**ABOUT THIS TASK**
The answer must be every line of the records below that holds the word "return".

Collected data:
>>>>

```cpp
template <int BB, bool FLAGS, int BLOCK = LOCAL_BLOCK>
__global__ __launch_bounds__(BLOCK, 4) void local_persist_kernel(LocalArgs a, const u32* __restrict__ sub, u32 nsub, u32* ticket, u32 run) {
    constexpr u32 CAP = (u32)BLOCK * LOCAL_ITEMS;
    constexpr int NB = 1 << BB, WORDS = NB / 2, WPT = WORDS / BLOCK;
    static_assert(WPT >= 1 && WPT * BLOCK == WORDS, "the scan covers the counters exactly");
    static_assert(CAP < 65536, "16-bit counters and starts");
    static_assert(BLOCK >= (NCHUNK - 1) * WAVE, "a wave per region bound");
    __shared__ __attribute__((aligned(16))) u64 s_rec[CAP + 2];
    __shared__ __attribute__((aligned(16))) u32 s_cw[WORDS + 4];
    __shared__ u32 s_wsum[BLOCK / WAVE];
    __shared__ u32 s_reg[NCHUNK + 1];
    __shared__ u32 s_run[2];
    const int tid = threadIdx.x;
    {
        const u32 v = (u32)(tid >> 6);
        if (v + 1 < (u32)NCHUNK) {
            const u32 b = wave_lower_bound(sub, nsub, (u64)(v + 1) * sub[nsub] / NCHUNK);
            if ((tid & 63) == 0) s_reg[v + 1] = b;
        }
        if (tid == 0) { s_reg[0] = 0; s_reg[NCHUNK] = nsub; }
    }
#pragma unroll
    for (int i = 0; i < WPT; ++i) s_cw[WPT * tid + i] = 0;
    __syncthreads();
    const u32 home = xcc_id() & (NCHUNK - 1);
    u32 lo = 0, hi = 0;
    auto grab = [&] {
        if (tid == 0) {
// ... 15 lines not shown
    auto next = [&](u32 i, u32& s, u32& m) -> u32 {
        for (;; ++i) {
            if (i >= hi) {
                grab();
                if (lo >= hi) return nsub;
                i = lo;
            }
            s = sub[i]; m = sub[i + 1] - s;
            if (FLAGS && tid == 0 && i == nsub - 1) a.dir.dir[1u << a.dir.dbits] = a.n;
            if (!local_short_sub<FLAGS, BLOCK>(a, i, s, m, CAP)) return i;
        }
    };
    u32 key[LOCAL_ITEMS], val[LOCAL_ITEMS];
    u32 s = 0, m = 0;
    u32 i = next(0, s, m);
    if (i < nsub) local_load<BLOCK>(a, s, m, key, val);
    while (i < nsub) {
        u32 ns = 0, nm = 0;
        const u32 nx = next(i + 1, ns, nm);
        local_finish_sub<BB, FLAGS, BLOCK, true>(a, i, s, m, key, val, s_rec, s_cw, s_wsum, [&] {
            if (nx < nsub) local_load<BLOCK>(a, ns, nm, key, val);
        });
        i = nx; s = ns; m = nm;
    }
}

}
```

Before: 65.75 billion.

## Add sampled-histogram split pass writing into fixed-stride slack slots with exact fallback

For large inputs, the split pass now builds its histogram from a sampled subset of tiles and sets the split level from a conservative statistical lower bound. It then scatters records into fixed-capacity, fixed-stride slots in a separate slack buffer, so the exact prefix-scan base is no longer needed. Actual group sizes are recovered afterwards from the cursors. If any slot overflows, the local kernels exit early and the whole split reruns in exact mode. This cuts the histogram read of the keys and the scan, but adds a large extra allocation, a host sync to check for overflow, and the risk of paying for the work twice.

```diff
diff --git a/suffixarray_amd/csrc/radix_narrow.hpp b/suffixarray_amd/csrc/radix_narrow.hpp
--- a/suffixarray_amd/csrc/radix_narrow.hpp
+++ b/suffixarray_amd/csrc/radix_narrow.hpp
@@ -834,6 +834,32 @@
     }
     bool split_flags_done = false;
     int split_items = 28;
+    int split_slack = -1;
+    u32 slack_pad = SPLIT_SLACK_PAD;
+    size_t slack_max_mb = SPLIT_SLACK_MAX_MB;
+    u32* slack_keys = nullptr;
+    u32* slack_vals = nullptr;
+    size_t slack_entries = 0;
+    bool split_slack_used = false;
+    bool split_overflowed = false;
+    bool ensure_slack(size_t entries) {
+        if (entries <= slack_entries) return true;
+        if (entries * 2 * sizeof(u32) > slack_max_mb * ((size_t)1 << 20)) return false;
+        release_slack();
+        if (hipMalloc(&slack_keys, entries * sizeof(u32)) != hipSuccess || hipMalloc(&slack_vals, entries * sizeof(u32)) != hipSuccess) {
+            (void)hipGetLastError();
+            release_slack();
+            return false;
+        }
+        slack_entries = entries;
+        return true;
+    }
+    void release_slack() {
+        if (slack_keys) (void)hipFree(slack_keys);
+        if (slack_vals) (void)hipFree(slack_vals);
+        slack_keys = slack_vals = nullptr;
+        slack_entries = 0;
+    }
     static size_t hist_bytes() { return (size_t)NARROW_MAX_PASSES * RADIX * RADIX * sizeof(u32); }
     int init() {
         SA_HIP_CHECK(hipMalloc(&plan, sizeof(SegPlan)));
@@ -855,6 +881,9 @@
         if (const char* e = diag_env("SA_HIP_SPLIT_FLAGS")) split_flags = atoi(e) != 0;
         if (const char* e = diag_env("SA_HIP_LOCAL_BINS")) local_bin_bits = (atoi(e) == 11) ? 11 : 12;
         if (const char* e = diag_env("SA_HIP_SPLIT_ITEMS")) { const int v = atoi(e); split_items = (v == 24 || v == 28) ? v : 32; }
+        if (const char* e = diag_env("SA_HIP_SPLIT_SLACK")) split_slack = atoi(e) != 0 ? 1 : 0;
+        if (const char* e = diag_env("SA_HIP_SPLIT_SLACK_PAD")) { const int v = atoi(e); if (v >= 0 && v <= 4096) slack_pad = (u32)v & ~31u; }
+        if (const char* e = diag_env("SA_HIP_SPLIT_SLACK_MAX_MB")) { const long long v = atoll(e); if (v >= 0) slack_max_mb = (size_t)v; }
         if (const char* e = diag_env("SA_HIP_SPLIT_CAP")) { const int v = atoi(e); if (v >= 64 && v <= (int)LOCAL_CAP) split_cap = (u32)v; }
         return 0;
     }
@@ -870,6 +899,7 @@
         if (top_cursor) (void)hipFree(top_cursor);
         if (split_sub) (void)hipFree(split_sub);
         if (host_word) (void)hipHostFree(host_word);
+        release_slack();
         map_dev = nullptr;
         plan = nullptr; hist = nullptr; base = nullptr; tickets = nullptr;
         split_hist = split_base = split_sub = split_cursor = top_cursor = nullptr; host_word = nullptr;
@@ -988,21 +1018,27 @@
     nw.split_used = false;
     nw.split_flags_done = false;
     nw.split_max_seen = 0;
-    if (try_split) {
+    nw.split_slack_used = false;
+    nw.split_overflowed = false;
+    enum { SPLIT_TAKEN, SPLIT_DECLINED, SPLIT_EXACT };
+    auto split_attempt = [&](const bool slack, int* outcome) -> int {
+        *outcome = SPLIT_DECLINED;
         const int hb = (lo_bits - LOCAL_BIN_BITS < SPLIT_BITS) ? lo_bits - LOCAL_BIN_BITS : SPLIT_BITS;
         SA_HIP_CHECK(hipMemsetAsync(nw.split_hist, 0, NarrowWorkspace::split_table_bytes(), stream));
         SA_HIP_CHECK(hipMemsetAsync(nw.split_levels_dev(), 0, 16 * sizeof(u32), stream));
-        const u32 tpb = 4;
+        const u32 hstride = slack ? SPLIT_SAMPLE : 1u;
+        const u32 tpb = 4 * hstride;
         if (nw.split_items == 32)
             hipLaunchKernelGGL((split_hist_kernel<512, 32>), dim3(div_up(split_flat_max, tpb)), dim3(512), 0, stream,
-                               reinterpret_cast<const u32*>(keysB), nw.plan, lo_bits - hb, (1u << hb) - 1u, nw.split_hist, tpb);
+                               reinterpret_cast<const u32*>(keysB), nw.plan, lo_bits - hb, (1u << hb) - 1u, nw.split_hist, tpb, hstride);
         else if (nw.split_items == 28)
             hipLaunchKernelGGL((split_hist_kernel<512, 28>), dim3(div_up(split_flat_max, tpb)), dim3(512), 0, stream,
-                               reinterpret_cast<const u32*>(keysB), nw.plan, lo_bits - hb, (1u << hb) - 1u, nw.split_hist, tpb);
+                               reinterpret_cast<const u32*>(keysB), nw.plan, lo_bits - hb, (1u << hb) - 1u, nw.split_hist, tpb, hstride);
         else
             hipLaunchKernelGGL((split_hist_kernel<512, 24>), dim3(div_up(split_flat_max, tpb)), dim3(512), 0, stream,
-                               reinterpret_cast<const u32*>(keysB), nw.plan, lo_bits - hb, (1u << hb) - 1u, nw.split_hist, tpb);
-        hipLaunchKernelGGL(split_levels_kernel, dim3(RADIX), dim3(SPLIT_NB), 0, stream, (const u32*)nw.split_hist, hb, nw.split_levels_dev());
+                               reinterpret_cast<const u32*>(keysB), nw.plan, lo_bits - hb, (1u << hb) - 1u, nw.split_hist, tpb, hstride);
+        hipLaunchKernelGGL(split_levels_kernel, dim3(RADIX), dim3(SPLIT_NB), 0, stream, (const u32*)nw.split_hist, hb, nw.split_levels_dev(),
+                           slack ? (const SegPlan*)nw.plan : (const SegPlan*)nullptr, SPLIT_SAMPLE_Z);
         SA_HIP_CHECK(hipMemcpyAsync(nw.host_word, nw.split_levels_dev(), 16 * sizeof(u32), hipMemcpyDeviceToHost, stream));
         SA_HIP_CHECK(hipStreamSynchronize(stream));
         int rb = -1;
@@ -1016,32 +1052,54 @@
             if (rb < 0) big = false;
         }
         nw.split_max_seen = nw.host_word[rb > 0 ? rb : hb];
-        if (rb > 0) {
+        if (rb <= 0) return 0;
+        const u32 slot_cap = big ? LOCAL_CAP_BIG : nw.split_cap;
+        const u32 slot_stride = (big ? LOCAL_CAP_BIG : LOCAL_CAP) + nw.slack_pad;
+        const u32 nsub = (u32)RADIX << rb;
+        if (slack && (big || !nw.ensure_slack((size_t)nsub * slot_stride))) { *outcome = SPLIT_EXACT; return 0; }
+        if (slack && diag_env("SA_HIP_DEBUG_ADDR"))
+            fprintf(stderr, "[sa_hip] addr slack_keys=%p slack_vals=%p entries=%zu stride=%u\n", (void*)nw.slack_keys, (void*)nw.slack_vals, nw.slack_entries, slot_stride);
+        {
             const int rest_bits = lo_bits - rb;
             const int dshift = lo_bits - rb;
             const u32 dmask = (1u << rb) - 1u;
-            hipLaunchKernelGGL(split_scan_kernel, dim3(RADIX), dim3(SPLIT_NB), 0, stream, (const u32*)nw.split_hist, nw.plan, hb, rb,
-                               nw.split_base, nw.split_sub);
+            if (!slack)
+                hipLaunchKernelGGL(split_scan_kernel, dim3(RADIX), dim3(SPLIT_NB), 0, stream, (const u32*)nw.split_hist, nw.plan, hb, rb,
+                                   nw.split_base, nw.split_sub);
             SA_HIP_CHECK(hipMemsetAsync(nw.split_cursor, 0, NarrowWorkspace::split_table_bytes(), stream));
             if (++ws.epoch >= (1u << 30)) {
                 SA_HIP_CHECK(hipMemsetAsync(ws.status, 0, (size_t)ws.max_tiles * RADIX * sizeof(u64), stream));
                 ws.epoch = 1;
             }
+            u32* const mid_keys = slack ? nw.slack_keys : reinterpret_cast<u32*>(keysA);
+            u32* const mid_vals = slack ? nw.slack_vals : valsA;
             SplitPassArgs a;
             a.keys_in = reinterpret_cast<const u32*>(keysB); a.vals_in = valsB;
-            a.keys_out = reinterpret_cast<u32*>(keysA); a.vals_out = valsA;
+            a.keys_out = mid_keys; a.vals_out = mid_vals;
             a.plan = nw.plan; a.shift = dshift; a.mask = dmask; a.digit_base = nw.split_base;
             a.ticket = nw.tickets; a.cursor = nw.split_cursor;
+            a.rb = rb; a.stride = slot_stride; a.cap = slot_cap; a.overflow = nw.split_levels_dev() + SPLIT_INFO_OVERFLOW;
             if ((rc = ws.timer.start(stream, 2))) return rc;
-            if (nw.split_items == 32) hipLaunchKernelGGL((seg_split_kernel<512, 32>), dim3(split_flat_max), dim3(512), 0, stream, a);
-            else if (nw.split_items == 28) hipLaunchKernelGGL((seg_split_kernel<512, 28>), dim3(split_flat_max), dim3(512), 0, stream, a);
-            else hipLaunchKernelGGL((seg_split_kernel<512, 24>), dim3(split_flat_max), dim3(512), 0, stream, a);
+            if (slack) {
+                if (nw.split_items == 32) hipLaunchKernelGGL((seg_split_kernel<512, 32, true>), dim3(split_flat_max), dim3(512), 0, stream, a);
+                else if (nw.split_items == 28) hipLaunchKernelGGL((seg_split_kernel<512, 28, true>), dim3(split_flat_max), dim3(512), 0, stream, a);
+                else hipLaunchKernelGGL((seg_split_kernel<512, 24, true>), dim3(split_flat_max), dim3(512), 0, stream, a);
+            } else {
+                if (nw.split_items == 32) hipLaunchKernelGGL((seg_split_kernel<512, 32>), dim3(split_flat_max), dim3(512), 0, stream, a);
+                else if (nw.split_items == 28) hipLaunchKernelGGL((seg_split_kernel<512, 28>), dim3(split_flat_max), dim3(512), 0, stream, a);
+                else hipLaunchKernelGGL((seg_split_kernel<512, 24>), dim3(split_flat_max), dim3(512), 0, stream, a);
+            }
             if ((rc = ws.timer.stop(stream, (u64)n * 16u))) return rc;
             ws.pass_records += n; ws.pass_bytes += (u64)n * 16u; ws.passes += 1;
+            if (slack)
+                hipLaunchKernelGGL(split_sizes_kernel, dim3(RADIX), dim3(SPLIT_NB), 0, stream, (const u32*)nw.split_cursor, nw.plan, rb,
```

<<<<

**RESPONSE TO THE TASK**
                if (lo >= hi) return nsub;
            if (!local_short_sub<FLAGS, BLOCK>(a, i, s, m, CAP)) return i;
+        if (entries <= slack_entries) return true;
+        if (entries * 2 * sizeof(u32) > slack_max_mb * ((size_t)1 << 20)) return false;
+            return false;
+        return true;
     static size_t hist_bytes() { return (size_t)NARROW_MAX_PASSES * RADIX * RADIX * sizeof(u32); }
         return 0;
+        if (rb <= 0) return 0;
+        if (slack && (big || !nw.ensure_slack((size_t)nsub * slot_stride))) { *outcome = SPLIT_EXACT; return 0; }
             if ((rc = ws.timer.start(stream, 2))) return rc;
             if ((rc = ws.timer.stop(stream, (u64)n * 16u))) return rc;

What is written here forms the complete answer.